Your assignment -
Search the entries below for the string "rowphys" and copy the lines that hold it.

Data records
------------------------------------------------------------

# Stanford-ILIAD/PantheonRL

Measured on AMD Instinct MI355X. Metric: env-steps/sec (all agents) Overcooked-simple PPO self-play, higher is better.
Workload: dtype f32; 1 GPU; OvercookedMultiEnv-v0 layout=simple, PPO self-play (two independent PPO learners per GPU), synthetic (n_envs, n_steps, obs_dim) rollouts; n_envs=1024, n_steps=128, obs_dim=62, features=62, n_logits=6, batch_size=32768, n_epochs=10, agents_per_gpu=2, parallelism=2 agent(s) per gpu x1 gpu(s) = 2 learners (single process), launch_mode=graph, gemm_mode=2, action_masks=none, rollout=scripted, rollout_requested=scripted

## Files before the change

### pantheonrl_amd/csrc/ph_policy.hip

```cpp
#include <cstring>
#include <initializer_list>
#include "ph_rowtail.h"
#include "ph_liar_group.h"
#include "ph_pool.h"

namespace ph {


template <int R, int LP, bool VALU>
__device__ __forceinline__ void policy_fwd_body(const FwdArgs& a) {
  extern __shared__ __attribute__((aligned(16))) float smem[];
  constexpr int NT = R * 4;
  const NetDims& nd = a.nd;
  constexpr int Lp = LP, LDO = LP + 1;
  float* bufA = smem;
  float* bufB = bufA + R * LDH;
  float* w1s = bufB + R * LDH;
  float* w2s = w1s + HID * LDH;
  float* wos = w2s + HID * LDH;
  float* outs = wos + HID * LDO;
  float* b1s = outs + R * LDO;
  float* b2s = b1s + HID;
  float* bos = b2s + HID;
  int* rowphys = (int*)(bos + 64);

  const int tid = threadIdx.x;
  const int wave = tid >> 6, lane = tid & 63, li = lane & 31, lh = lane >> 5;
  const int mt = wave >> 1, nt = wave & 1;
  const int net = blockIdx.y;
  const int row0 = blockIdx.x * R;
  const ph_layout& lay = nd.lay;
  const float* W1 = a.params + (net == 0 ? lay.pi_W1 : lay.vf_W1);
  const float* B1 = a.params + (net == 0 ? lay.pi_b1 : lay.vf_b1);
  const float* W2 = a.params + (net == 0 ? lay.pi_W2 : lay.vf_W2);
  const float* B2 = a.params + (net == 0 ? lay.pi_b2 : lay.vf_b2);

  PH_STAMP(a.prof, 0);
  if (tid < R) rowphys[tid] = (row0 + tid < a.n) ? row0 + tid : -1;
  WStage<NT> w2r, w1r;
  WoStage<NT> wor;
  XStage<R, NT> xr;
  w2r.issue(W2, 0, HID);
  w1r.issue(W1, 0, nd.F);
  if (net == 0) wor.issue(a.params + lay.act_W, nd.L, Lp);
  float bias1 = 0.f, bias2 = 0.f, bias3 = 0.f;
  if (tid < HID) {
    bias1 = B1[tid];
    bias2 = B2[tid];
    bias3 = (net == 0) ? ((tid < nd.L) ? a.params[lay.act_b + tid] : 0.f) : a.params[lay.val_W + tid];
  }
  PH_STAMP(a.prof, 8);
  __syncthreads();
  PH_STAMP(a.prof, 9);
  xr.issue(rowphys, a.obs, nd, 0);
  w2r.commit(w2s);
  PH_STAMP(a.prof, 10);
  w1r.commit(w1s);
  if (net == 0) wor.commit(wos, Lp, LDO);
  if (tid < HID) {
    b1s[tid] = bias1;
    b2s[tid] = bias2;
    bos[tid] = bias3;
  }
  PH_STAMP(a.prof, 11);
  xr.commit(bufA, rowphys, a.obs, nd, 0);
  __syncthreads();
  PH_STAMP(a.prof, 1);

  f32x16 acc = {0};
  for (int c = 0; c < nd.nchunk; ++c) {
    if (c > 0) {
      __syncthreads();
      w1r.issue(W1, c * HID, nd.F);
      xr.issue(rowphys, a.obs, nd, c);
      w1r.commit(w1s);
      xr.commit(bufA, rowphys, a.obs, nd, c);
      __syncthreads();
    }
    PH_STAMP(a.prof, 2);
    acc = tile_mma<false, false, VALU>(bufA, LDH, w1s, LDH, mt * 32, nt * 32, 0, HID, acc);
  }
  PH_STAMP(a.prof, 3);
#pragma unroll
  for (int r = 0; r < 16; ++r) {
    const int row = mt * 32 + drow(r, lh), col = nt * 32 + li;
    bufB[row * LDH + col] = fast_tanh(acc[r] + b1s[col]);
  }
  __syncthreads();
  PH_STAMP(a.prof, 4);

  f32x16 acc2 = {0};
  acc2 = tile_mma<false, false, VALU>(bufB, LDH, w2s, LDH, mt * 32, nt * 32, 0, HID, acc2);
#pragma unroll
  for (int r = 0; r < 16; ++r) {
    const int row = mt * 32 + drow(r, lh), col = nt * 32 + li;
    bufA[row * LDH + col] = fast_tanh(acc2[r] + b2s[col]);
  }
  __syncthreads();
  PH_STAMP(a.prof, 5);

  if (net == 1) {
    if (tid < R && rowphys[tid] >= 0) {
      float v = 0.f;
      for (int j = 0; j < HID; ++j) v = __builtin_fmaf(bufA[tid * LDH + j], bos[j], v);
      value_row_tail(a, row0 + tid, v + a.params[lay.val_b]);
    }
    copy_obs_rows(a, row0, (a.n - row0 < R) ? a.n - row0 : R, nd.D);
    PH_STAMP(a.prof, 7);
    return;
  }

  {
    const int ntn = Lp >> 5;
    if (wave < (R >> 5) * ntn) {
      const int hm = wave / ntn, hn = wave - hm * ntn;
      f32x16 acc3 = {0};
      acc3 = tile_mma<false, false, VALU>(bufA, LDH, wos, LDO, hm * 32, hn * 32, 0, HID, acc3);
#pragma unroll
      for (int r = 0; r < 16; ++r) {
        const int row = hm * 32 + drow(r, lh), col = hn * 32 + li;
        outs[row * LDO + col] = acc3[r] + bos[col];
      }
    }
  }
  __syncthreads();
  PH_STAMP(a.prof, 6);

  if (tid < R && rowphys[tid] >= 0) general_row_tail(a, nd, row0 + tid, outs + tid * LDO, fwd_counter(a));
  PH_STAMP(a.prof, 7);
}


__device__ __forceinline__ void lds_only_barrier() { asm volatile("s_waitcnt lgkmcnt(0)\n\ts_barrier" ::: "memory"); }
__device__ __forceinline__ void vm_drain() { __builtin_amdgcn_s_waitcnt(0x0F70); }

template <int CTRL>
__device__ __forceinline__ float dpp_quad_f(float v) {
  return __builtin_bit_cast(float, __builtin_amdgcn_update_dpp(0, __builtin_bit_cast(int, v), CTRL, 0xF, 0xF, true));
}
__device__ __forceinline__ float quad_sum_f(float v) {
  v += dpp_quad_f<0xB1>(v);
  v += dpp_quad_f<0x4E>(v);
  return v;
}
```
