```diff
+        const int i = i0 + tid;
+        const int o = i < n1c ? owner[i] : NONE;
+        if (i < P.cap1) out[i] = o != NONE ? o : -1;
+        local += __popcll(__ballot(o != NONE));
+    }
+    if ((tid & 63) == 0 && local) atomicAdd(&s_count, local);
+    __syncthreads();
+    if (tid == 0) P.num[pair] = s_count;
 }
 
 #define CAND_SORT_MAX 1024
@@ -1591,16 +1735,22 @@
     SvProfScope ps(ctx, s, "k_bf_replay");
     size_t lds = (size_t)((P.cap1 + P.cap2 + 3) & ~3) * sizeof(int);
     const int use_lds = lds <= 96 * 1024;
+    if (use_lds && P.cap2 <= 5 * 512) {
+        lds = (size_t)((P.cap1 + 3) & ~3) * sizeof(int) + (size_t)BF_POOL_ROWS * (BF_LIST - 4) * sizeof(uint32_t);
+        (void)sv_allow_dynamic_lds(reinterpret_cast<const void*>(k_bf_replay<5, 512>), 144 * 1024);
+        hipLaunchKernelGGL((k_bf_replay<5, 512>), dim3(pairs), dim3(512), lds, s, P, BF_POOL_ROWS);
+        return;
+    }
     if (!use_lds) lds = 0;
     const int pool_rows = (int)std::min<size_t>(1024, (128 * 1024 - lds) / ((BF_LIST - 4) * sizeof(uint32_t)));
     lds += (size_t)pool_rows * (BF_LIST - 4) * sizeof(uint32_t);
     if (P.cap2 <= 5 * 512) {
-        (void)sv_allow_dynamic_lds(reinterpret_cast<const void*>(k_bf_replay<5, 512>), 144 * 1024);
-        hipLaunchKernelGGL((k_bf_replay<5, 512>), dim3(pairs), dim3(512), lds, s, P, g_owner, g_match, use_lds, pool_rows);
+        (void)sv_allow_dynamic_lds(reinterpret_cast<const void*>(k_bf_replay_full<5, 512>), 144 * 1024);
+        hipLaunchKernelGGL((k_bf_replay_full<5, 512>), dim3(pairs), dim3(512), lds, s, P, g_owner, g_match, use_lds, pool_rows);
     }
     else {
-        (void)sv_allow_dynamic_lds(reinterpret_cast<const void*>(k_bf_replay<4, 1024>), 144 * 1024);
-        hipLaunchKernelGGL((k_bf_replay<4, 1024>), dim3(pairs), dim3(1024), lds, s, P, g_owner, g_match, use_lds, pool_rows);
+        (void)sv_allow_dynamic_lds(reinterpret_cast<const void*>(k_bf_replay_full<4, 1024>), 144 * 1024);
+        hipLaunchKernelGGL((k_bf_replay_full<4, 1024>), dim3(pairs), dim3(1024), lds, s, P, g_owner, g_match, use_lds, pool_rows);
     }
 }
 static void grid_scan(hipStream_t s, int32_t* data, int n) {
```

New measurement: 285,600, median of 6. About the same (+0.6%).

------------------------------------------------------------

Problem solution -
  int* rowphys = (int*)(bos + 64);
  if (tid < R) rowphys[tid] = (row0 + tid < a.n) ? row0 + tid : -1;
  xr.issue(rowphys, a.obs, nd, 0);
  xr.commit(bufA, rowphys, a.obs, nd, 0);
      xr.issue(rowphys, a.obs, nd, c);
      xr.commit(bufA, rowphys, a.obs, nd, c);
    if (tid < R && rowphys[tid] >= 0) {
  if (tid < R && rowphys[tid] >= 0) general_row_tail(a, nd, row0 + tid, outs + tid * LDO, fwd_counter(a));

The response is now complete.